On the Impact of Floating Car Data and Data Fusion on the Prediction of the Traffic Density, Flow and Speed Using an Error Recurrent Convolutional Neural Network

• Main Authors: Jesus Mena-Oreja, Javier Gozalvez
• Format: Article
• Language: English
• Published: IEEE 2021-01-01
• Series: IEEE Access
• Subjects: Traffic prediction; floating car data; connected vehicle; induction loops; data fusion; neural networks
• Online Access: https://ieeexplore.ieee.org/document/9548099/

Traffic prediction helps mitigate the impact of traffic congestion. The accuracy of traffic predictions depends on the availability of the data used for the prediction as well as the prediction model. Data from fixed traffic detectors is only available at certain locations. On the other hand, connected vehicles can provide Floating Car Data (FCD) at any location and time. However, FCD may not be available at all vehicles, and this can impact predictions since the FCD may not reflect the state of all traffic. This impact is larger when predicting traffic density or flow, and existing studies generally use FCD to predict traffic speed or travel time only. This study proposes a traffic prediction model that can accurately predict the three fundamental traffic variables (traffic density, flow, and speed) using FCD and an error recurrent convolutional neural network that takes as input the three variables.

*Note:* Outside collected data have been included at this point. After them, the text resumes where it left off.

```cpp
template <int NT, bool CO>
__global__ void __launch_bounds__(64) k_spcg(const SpcgArgs a) {
    constexpr int NPAD = 96 * NT, NK = 6 * NT, NENT = 16 * NT, NL = NT, NEB = (NENT + 63) / 64;
    __shared__ __align__(16) double mv[NPAD];
    if (blockIdx.x % a.spread || (int)blockIdx.x >= a.n_ent_total * a.spread) {
        if (!a.ride || blockIdx.x % 8 == 0) return;
        __shared__ double red[32];
        const int bx = (int)blockIdx.x, cg_range = a.n_ent_total * a.spread;
        const int rid = bx < cg_range ? bx - bx / a.spread - 1 : a.n_ent_total * (a.spread - 1) + (bx - cg_range) - (bx - cg_range + 7) / 8;
        for (int blk = rid; blk <= a.bs.n_frame_blocks; blk += a.n_riders) backsub_body(a.bs, blk, red, a.done + 1, a.done_epoch, a.flags);
        return;
    }
    const int lane = threadIdx.x, e = blockIdx.x / a.spread, i = lane >> 3, g = lane & 7;
    auto leave = [&]() {
        if (!a.ride) return;
        asm volatile("s_waitcnt vmcnt(0)" ::: "memory");
        if (lane == 0) {
            const int old = __hip_atomic_fetch_add(a.done, 1, __ATOMIC_RELAXED, __HIP_MEMORY_SCOPE_AGENT);
            if (old + 1 == a.done_epoch * a.n_ent_total) __hip_atomic_store(a.done + 1, a.done_epoch, __ATOMIC_RELAXED, __HIP_MEMORY_SCOPE_AGENT);
        }
    };
    const int n_free_ent = a.n / 6;
    auto fixed = [&](int ent) -> bool { return ent >= n_free_ent || (a.ent_fixed[ent < n_free_ent ? ent : 0] != 0 && !(CO && (ent == a.root_c || ent == a.root_m))); };
    double *set = a.ws + (size_t)a.parity * a.set_len, *other = a.ws + (size_t)(1 - a.parity) * a.set_len;
    const int nprev_raw = a.iters[0];
    {
        const int nprev = min(nprev_raw + 2, SPCG_BUFS);
        for (int bq = lane >> 3; bq < nprev; bq += 8) sp_st(other + (size_t)bq * a.stride + 8 * e + (lane & 7), __longlong_as_double((long long)SPCG_EMPTY));
    }
    if (fixed(e)) {
        if (lane < 6) sp_st(a.x_out + 6 * e + lane, 0.0);
        leave();
        return;
    }
    if (e == a.test_drop) return;
    int e0 = -1, n_act = 0;
#pragma unroll
    for (int k = 0; k < NEB; k++) {
        const unsigned long long fr = __ballot(lane + 64 * k < NENT && !fixed(lane + 64 * k));
        if (e0 < 0 && fr) e0 = 64 * k + __builtin_ctzll(fr);
        n_act += __builtin_popcountll(fr);
    }
    const double xcc = (double)(__builtin_amdgcn_s_getreg(20 | (0 << 6) | (3 << 11)) & 0xf);
    bool same_xcd = false;
    unsigned pact = 0;
#pragma unroll
    for (int k = 0; k < NL; k++) if (!fixed((lane + 64 * k) >> 2)) pact |= 1u << k;
    const bool ra = i < 6;
    const int row = 6 * e + (ra ? i : 0);
    double A2[2 * NK];
    double blk[6][6];
    double r, mi[6], zo[6];
    const bool pseudo = CO && (e == a.root_c || e == a.root_m);
    const int my_root = e < a.C ? a.root_c : (e < a.C + a.M ? a.root_m : -1);
    if (CO) {
        const double *rp = pseudo ? a.pre_azt + (size_t)((e == a.root_c ? 0 : 6) + (ra ? i : 0)) * a.n_pad : a.pre_rows + (size_t)row * a.n_pad;
#pragma unroll
        for (int k = 0; k < NK; k++) {
            const double2 t = reinterpret_cast<const double2 *>(rp)[8 * k + g];
            A2[2 * k] = ra ? t.x : 0.0; A2[2 * k + 1] = ra ? t.y : 0.0;
        }
#pragma unroll
        for (int k = 0; k < 3; k++) {
            const double2 t = reinterpret_cast<const double2 *>(a.pre_minv + 36 * e + 6 * (ra ? i : 0))[k];
            mi[2 * k] = (ra && !pseudo) ? t.x : 0.0; mi[2 * k + 1] = (ra && !pseudo) ? t.y : 0.0;
            const double2 z2 = reinterpret_cast<const double2 *>(a.pre_z + 36 * e + 6 * (ra ? i : 0))[k];
            const bool zon = ra && !pseudo && my_root >= 0;
            zo[2 * k] = zon ? z2.x : 0.0; zo[2 * k + 1] = zon ? z2.y : 0.0;
        }
        r = (ra && !pseudo) ? a.rhs[row] + a.g0[row] : 0.0;
    } else {
        unsigned long long cfx[(NK + 63) / 64] = {};
#pragma unroll
        for (int k = 0; k < NK; k++) {
            const int c0 = 16 * k + 2 * g, c1 = c0 + 1;
            A2[2 * k] = a.S[(c0 <= row) ? (size_t)row * a.n_pad + c0 : (size_t)c0 * a.n_pad + row];
            A2[2 * k + 1] = a.S[(c1 <= row) ? (size_t)row * a.n_pad + c1 : (size_t)c1 * a.n_pad + row];
            if (fixed(c0 / 6)) cfx[k >> 6] |= 1ull << (k & 63);
        }
#pragma unroll
        for (int p = 0; p < 6; p++)
#pragma unroll
            for (int q = 0; q <= p; q++) blk[p][q] = a.S[(size_t)(6 * e + p) * a.n_pad + 6 * e + q];
        r = a.rhs[row] + a.g0[row];
#pragma unroll
        for (int k = 0; k < NK; k++) {
            const int c0 = 16 * k + 2 * g;
            const bool off = !ra || ((cfx[k >> 6] >> (k & 63)) & 1);
            A2[2 * k] = off ? 0.0 : A2[2 * k] + (c0 == row ? a.mu : 0.0);
            A2[2 * k + 1] = off ? 0.0 : A2[2 * k + 1] + (c0 + 1 == row ? a.mu : 0.0);
        }
        if (!ra) r = 0.0;
    }
    SP_STAMP(0);
    SP_STAMP(1);
    if (!CO) {
        double inv[36];
#pragma unroll
        for (int p = 0; p < 6; p++) {
            blk[p][p] += a.mu;
#pragma unroll
            for (int q = 0; q < p; q++) blk[q][p] = blk[p][q];
        }
        if (!spd6_inverse(blk, inv) && lane == 0) atomicOr(a.flags, 2);
#pragma unroll
        for (int k = 0; k < 6; k++) {
            double v = 0.0;
#pragma unroll
            for (int p = 0; p < 6; p++) v = (i == p) ? inv[p * 6 + k] : v;
            mi[k] = v;
        }
    }
    double ec[12];
#pragma unroll
    for (int q = 0; q < 12; q++) ec[q] = 0.0;
    if (CO && pseudo) {
        const int Gq = e == a.root_c ? 0 : 1, elo = Gq ? a.C : 0, ehi = Gq ? a.C + a.M : a.C;
        const int ecl = lane & 7, sg = lane >> 3;
        double acc[10];
#pragma unroll
        for (int t = 0; t < 10; t++) acc[t] = 0.0;
        for (int q0 = elo; q0 < ehi; q0 += 40) {
            double2 v[5][5];
#pragma unroll
            for (int kk = 0; kk < 5; kk++) {
                const int q = q0 + 8 * kk + ecl;
#pragma unroll
                for (int t = 0; t < 5; t++) v[kk][t] = q < ehi ? reinterpret_cast<const double2 *>(a.pre_share + 80 * q + 10 * sg)[t] : make_double2(0.0, 0.0);
            }
#pragma unroll
            for (int kk = 0; kk < 5; kk++)
#pragma unroll
                for (int t = 0; t < 5; t++) { acc[2 * t] += v[kk][t].x; acc[2 * t + 1] += v[kk][t].y; }
        }
#pragma unroll
        for (int t = 0; t < 10; t++) acc[t] = sum8(acc[t]);
        if (ecl == 0) {
#pragma unroll
            for (int t = 0; t < 5; t++) reinterpret_cast<double2 *>(mv + 10 * sg)[t] = make_double2(acc[2 * t], acc[2 * t + 1]);
        }
        __builtin_amdgcn_wave_barrier();
        double eb[6][6], inv[36];
#pragma unroll
        for (int p = 0; p < 6; p++)
#pragma unroll
            for (int q = 0; q <= p; q++) { const double v = mv[12 * p + 6 * Gq + q]; eb[p][q] = v; eb[q][p] = v; }
        if (!spd6_inverse(eb, inv) && lane == 0) atomicOr(a.flags, 2);
#pragma unroll
        for (int k = 0; k < 6; k++) {
            double v = 0.0;
#pragma unroll
            for (int p = 0; p < 6; p++) v = (i == p) ? inv[p * 6 + k] : v;
            mi[k] = v;
        }
#pragma unroll
        for (int b = 0; b < 12; b++) ec[b] = ra ? mv[12 * i + b] : 0.0;
        r = ra ? mv[72 + i] : 0.0;
        __builtin_amdgcn_wave_barrier();
    }
    auto prec = [&](double w) -> double {
        double s = 0.0;
#pragma unroll
        for (int k = 0; k < 6; k++) s = fma(mi[k], rl(w, 8 * k), s);
        return s;
    };
    bool dead = false;
    auto publish = [&](int b, double val, double s1, double s2) {
        double *rec = set + (size_t)b * a.stride + 8 * e;
        double sh = (g & 1) ? s1 : s2;
        sh += dpp<DPP_ROR8>(sh);
        sh = sum_across_rows(sh);
        const bool is_m = ra && g == 0, is_s = lane == 1 || lane == 2;
        if (is_m || is_s) {
            if (same_xcd) sp_st_xcd(rec + (is_m ? i : 5 + lane), is_m ? val : sh);
            else sp_st(rec + (is_m ? i : 5 + lane), is_m ? val : sh);
        }
    };
    const __amdgpu_buffer_rsrc_t rsrc = __builtin_amdgcn_make_buffer_rsrc(set, 0, (int)(a.set_len * 8), 0x00020000);
    auto gather = [&](int b, double &t1, double &t2) {
        const int soff = b * a.stride * 8;
        double2 cur[NL];
#pragma unroll
        for (int k = 0; k < NL; k++) cur[k] = ((pact >> k) & 1) ? make_double2(__longlong_as_double((long long)SPCG_EMPTY), __longlong_as_double((long long)SPCG_EMPTY)) : make_double2(0.0, 0.0);
        long spins = 0;
        if (SPCG_PRE > 0) __builtin_amdgcn_s_sleep(SPCG_PRE);
        for (;;) {
            sp_u32x4 t[NL];
#pragma unroll
            for (int k = 0; k < NL; k++)
                if (sp_empty(cur[k].x) || sp_empty(cur[k].y)) t[k] = __builtin_amdgcn_raw_buffer_load_b128(rsrc, 16 * (lane + 64 * k), soff, 16 );
            bool ok = true;
#pragma unroll
            for (int k = 0; k < NL; k++) {
                if (sp_empty(cur[k].x) || sp_empty(cur[k].y)) {
                    const double lo = __hiloint2double((int)t[k][1], (int)t[k][0]), hi = __hiloint2double((int)t[k][3], (int)t[k][2]);
                    if (sp_empty(cur[k].x)) cur[k].x = lo;
                    if (sp_empty(cur[k].y)) cur[k].y = hi;
                    ok = ok && !sp_empty(cur[k].x) && !sp_empty(cur[k].y);
                }
            }
            if (__ballot(!ok) == 0ull) break;
#ifdef AAR_STAMPS
            if (e == e0 && lane == 0 && b < 80) g_sp_polls[b]++;
#endif
            if (++spins > (1L << 19)) { dead = true; break; }
            __builtin_amdgcn_s_sleep(1);
        }
        SP_STAMP(300 + b);
        const int w2 = lane & 3;
        double sg = 0.0, sd = 0.0;
#pragma unroll
        for (int k = 0; k < NL; k++) {
// ... 214 lines not shown
    if (tid < 72) {
        const int i = tid / 12, c = tid % 12;
        const double v = (az[tid] + az[72 + tid]) + az[144 + tid];
        az[tid] = v;
        a.azt[(size_t)c * a.n_pad + 6 * j + i] = v;
        const int root = c < 6 ? a.root_c : a.root_m;
        if (root >= 0) al[i * a.n_pad + 6 * root + (c % 6)] = v;
    }
    __syncthreads();
    for (int q = tid; q < 3 * a.n_pad; q += 256) reinterpret_cast<double2 *>(a.rows + (size_t)6 * j * a.n_pad)[q] = reinterpret_cast<const double2 *>(al)[q];
    const double *Zj = zl + 36 * j;
    if (tid < 36) a.z[36 * j + tid] = Zj[tid];
    if (pose && tid >= 64 && tid < 64 + 78) {
        const int o = tid - 64;
        double v = 0.0;
        if (o < 72) {
            const int c = o / 12, b = o % 12;
#pragma unroll
            for (int i = 0; i < 6; i++) v = fma(Zj[6 * i + c], az[12 * i + b], v);
        } else {
#pragma unroll
            for (int i = 0; i < 6; i++) v = fma(Zj[6 * i + (o - 72)], bj[i], v);
        }
        a.share[80 * j + o] = v;
    }
}

size_t spcg_pre_lds_bytes(int n_pad) { return sizeof(double) * ((size_t)36 * (n_pad / 6) + (size_t)6 * n_pad + 224) + sizeof(int32_t) * (n_pad / 6 + 2); }
size_t spcg_pre_doubles(int n_pad) { const size_t ne = n_pad / 6; return (size_t)n_pad * n_pad + 36 * ne + 36 * ne + (size_t)12 * n_pad + 80 * ne + 8; }

static void launch_spcg_pre(const DeviceProblem &P, int which, double mu, hipStream_t st, SpcgArgs &k) {
    const size_t ne = P.n_pad / 6;
    SpcgPreArgs a;
    a.S = P.blk[which].S; a.rhs = P.blk[which].rhs; a.g0 = P.blk[which].g0; a.ent = P.ent[which]; a.ent_fixed = P.ent_fixed;
    a.n = P.n; a.n_pad = P.n_pad; a.n_ent = (int)ne; a.C = P.C; a.M = P.M; a.mu = mu;
    a.root_c = P.spcg_root_c; a.root_m = P.spcg_root_m;
    double *w = P.spcg_pre;
    a.rows = w; w += (size_t)P.n_pad * P.n_pad;
    a.minv = w; w += 36 * ne;
    a.z = w; w += 36 * ne;
    a.azt = w; w += (size_t)12 * P.n_pad;
    a.share = w; w += 80 * ne;
    a.flags = P.flags;
    k.pre_rows = a.rows; k.pre_minv = a.minv; k.pre_z = a.z; k.pre_azt = a.azt; k.pre_share = a.share; k.root_c = a.root_c; k.root_m = a.root_m;
    HookScope _h(P, KID_SPCG_PRE);
    launch_lds(k_spcg_pre, dim3((unsigned)ne), dim3(256), spcg_pre_lds_bytes(P.n_pad), st, a);
}

bool spcg_fits(int nT) { return nT >= 1 && nT <= SPCG_MAX_NT; }
int spcg_resident_per_cu(int nT, bool coarse) {
    int nb = 0;
    hipError_t rc = hipErrorInvalidValue;
    switch (nT) {
#define SPCG_CASE(t) case t: { int nc = 1 << 30; if (coarse) rc = hipOccupancyMaxActiveBlocksPerMultiprocessor(&nc, k_spcg<t, true>, 64, 0); \
                               if (!coarse || rc == hipSuccess) rc = hipOccupancyMaxActiveBlocksPerMultiprocessor(&nb, k_spcg<t, false>, 64, 0); nb = std::min(nb, nc); } break;
        SPCG_CASE(1) SPCG_CASE(2) SPCG_CASE(3) SPCG_CASE(4) SPCG_CASE(5) SPCG_CASE(6) SPCG_CASE(7) SPCG_CASE(8)
        SPCG_CASE(9) SPCG_CASE(10) SPCG_CASE(11) SPCG_CASE(12) SPCG_CASE(13) SPCG_CASE(14)
#undef SPCG_CASE
        default: break;
    }
    if (rc != hipSuccess) { (void)hipGetLastError(); return 0; }
    return nb;
}
size_t spcg_ws_doubles(int n_pad) { return (size_t)2 * SPCG_BUFS * spcg_stride(n_pad); }
void spcg_ws_reset(const DeviceProblem &P, hipStream_t st) {
    (void)hipMemsetD32Async(reinterpret_cast<hipDeviceptr_t>(P.spcg_ws), (int)0xFFF85EED, 2 * spcg_ws_doubles(P.n_pad), st);
    (void)hipMemsetAsync(P.spcg_done, 0, 2 * sizeof(int32_t), st);
    P.spcg_epoch = 0;
}

bool launch_spcg(const DeviceProblem &P, int which, double mu, hipStream_t st, int trial) {
    const DeviceProblem::Blocks &b = P.blk[which];
    SpcgArgs a;
    a.S = b.S; a.rhs = b.rhs; a.g0 = b.g0; a.ent_fixed = P.ent_fixed; a.n = P.n; a.n_pad = P.n_pad;
    a.mu = mu; a.eta2 = P.pcg_eta_now * P.pcg_eta_now; a.abs2_mu = P.pcg_abs_tol * P.pcg_abs_tol * mu; a.max_it = std::min(P.spcg_max_it, SPCG_MAX_IT);
    a.ws = P.spcg_ws; a.stride = spcg_stride(P.n_pad); a.set_len = (long long)SPCG_BUFS * a.stride; a.parity = P.spcg_parity;
    a.x_out = P.delta_s; a.iters = P.spcg_iters; a.flags = P.flags; a.test_drop = P.spcg_test_drop;
    a.pre_rows = a.pre_minv = a.pre_z = a.pre_azt = a.pre_share = nullptr; a.root_c = a.root_m = -1; a.C = P.C; a.M = P.M;
    const bool coarse = spcg_coarse_now(P) && P.spcg_coarse_on;
    if (coarse) launch_spcg_pre(P, which, mu, st, a);
    a.spread = P.spcg_spread;
    P.spcg_parity ^= 1;
    const int n_ent = P.n_pad / 6;
    a.n_ent_total = n_ent;
    a.ride = (trial >= 0 && P.tune.spcg_backsub_rides && a.spread >= 8 && !P.hook.pre && P.F > 0) ? 1 : 0;
    a.bs = backsub_args(P, which, trial >= 0 ? trial : which, 1);
    a.done = P.spcg_done; a.done_epoch = 0; a.n_riders = 0;
    int grid = n_ent * a.spread;
    if (a.ride) {
        a.done_epoch = ++P.spcg_epoch;
        const int base = n_ent * (a.spread - 1), want = std::min(a.bs.n_frame_blocks + 1, 4096);
        int extra = 0;
        if (base < want) extra = ((want - base) * 8 + 6) / 7;
        grid += extra;
        a.n_riders = base + extra - (extra + 7) / 8;
    }
    HookScope _h(P, KID_SPCG);
    switch (P.nT) {
#define SPCG_CASE(t) case t: if (coarse) hipLaunchKernelGGL((k_spcg<t, true>), dim3(grid), dim3(64), 0, st, a); \
                             else hipLaunchKernelGGL((k_spcg<t, false>), dim3(grid), dim3(64), 0, st, a); break;
        SPCG_CASE(1) SPCG_CASE(2) SPCG_CASE(3) SPCG_CASE(4) SPCG_CASE(5) SPCG_CASE(6) SPCG_CASE(7) SPCG_CASE(8)
        SPCG_CASE(9) SPCG_CASE(10) SPCG_CASE(11) SPCG_CASE(12) SPCG_CASE(13) SPCG_CASE(14)
#undef SPCG_CASE
        default: break;
    }
    return a.ride != 0;
}

}
```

These are estimated using FCD and data from induction loops. These estimates depend on the penetration rate of FCD, so we propose a method to locally and dynamically estimate this penetration rate. This method improves the estimation of the traffic variables, and hence their prediction. The proposed model is used to analyze the impact of the FCD penetration rate on the prediction of the traffic variables. We show how our proposal reduces the amount of FCD needed to improve the prediction obtained with data from traffic detectors. We show that our proposal only requires FCD from 4% of the vehicles to improve the prediction accuracy achieved with traffic detectors. Augmenting this percentage increases the accuracy of our model for the three traffic variables. However, we also show that our prediction model reduces the FCD sample size (or FCD penetration rate) needed to achieve prediction accuracy levels close to that obtained if all vehicles provided FCD.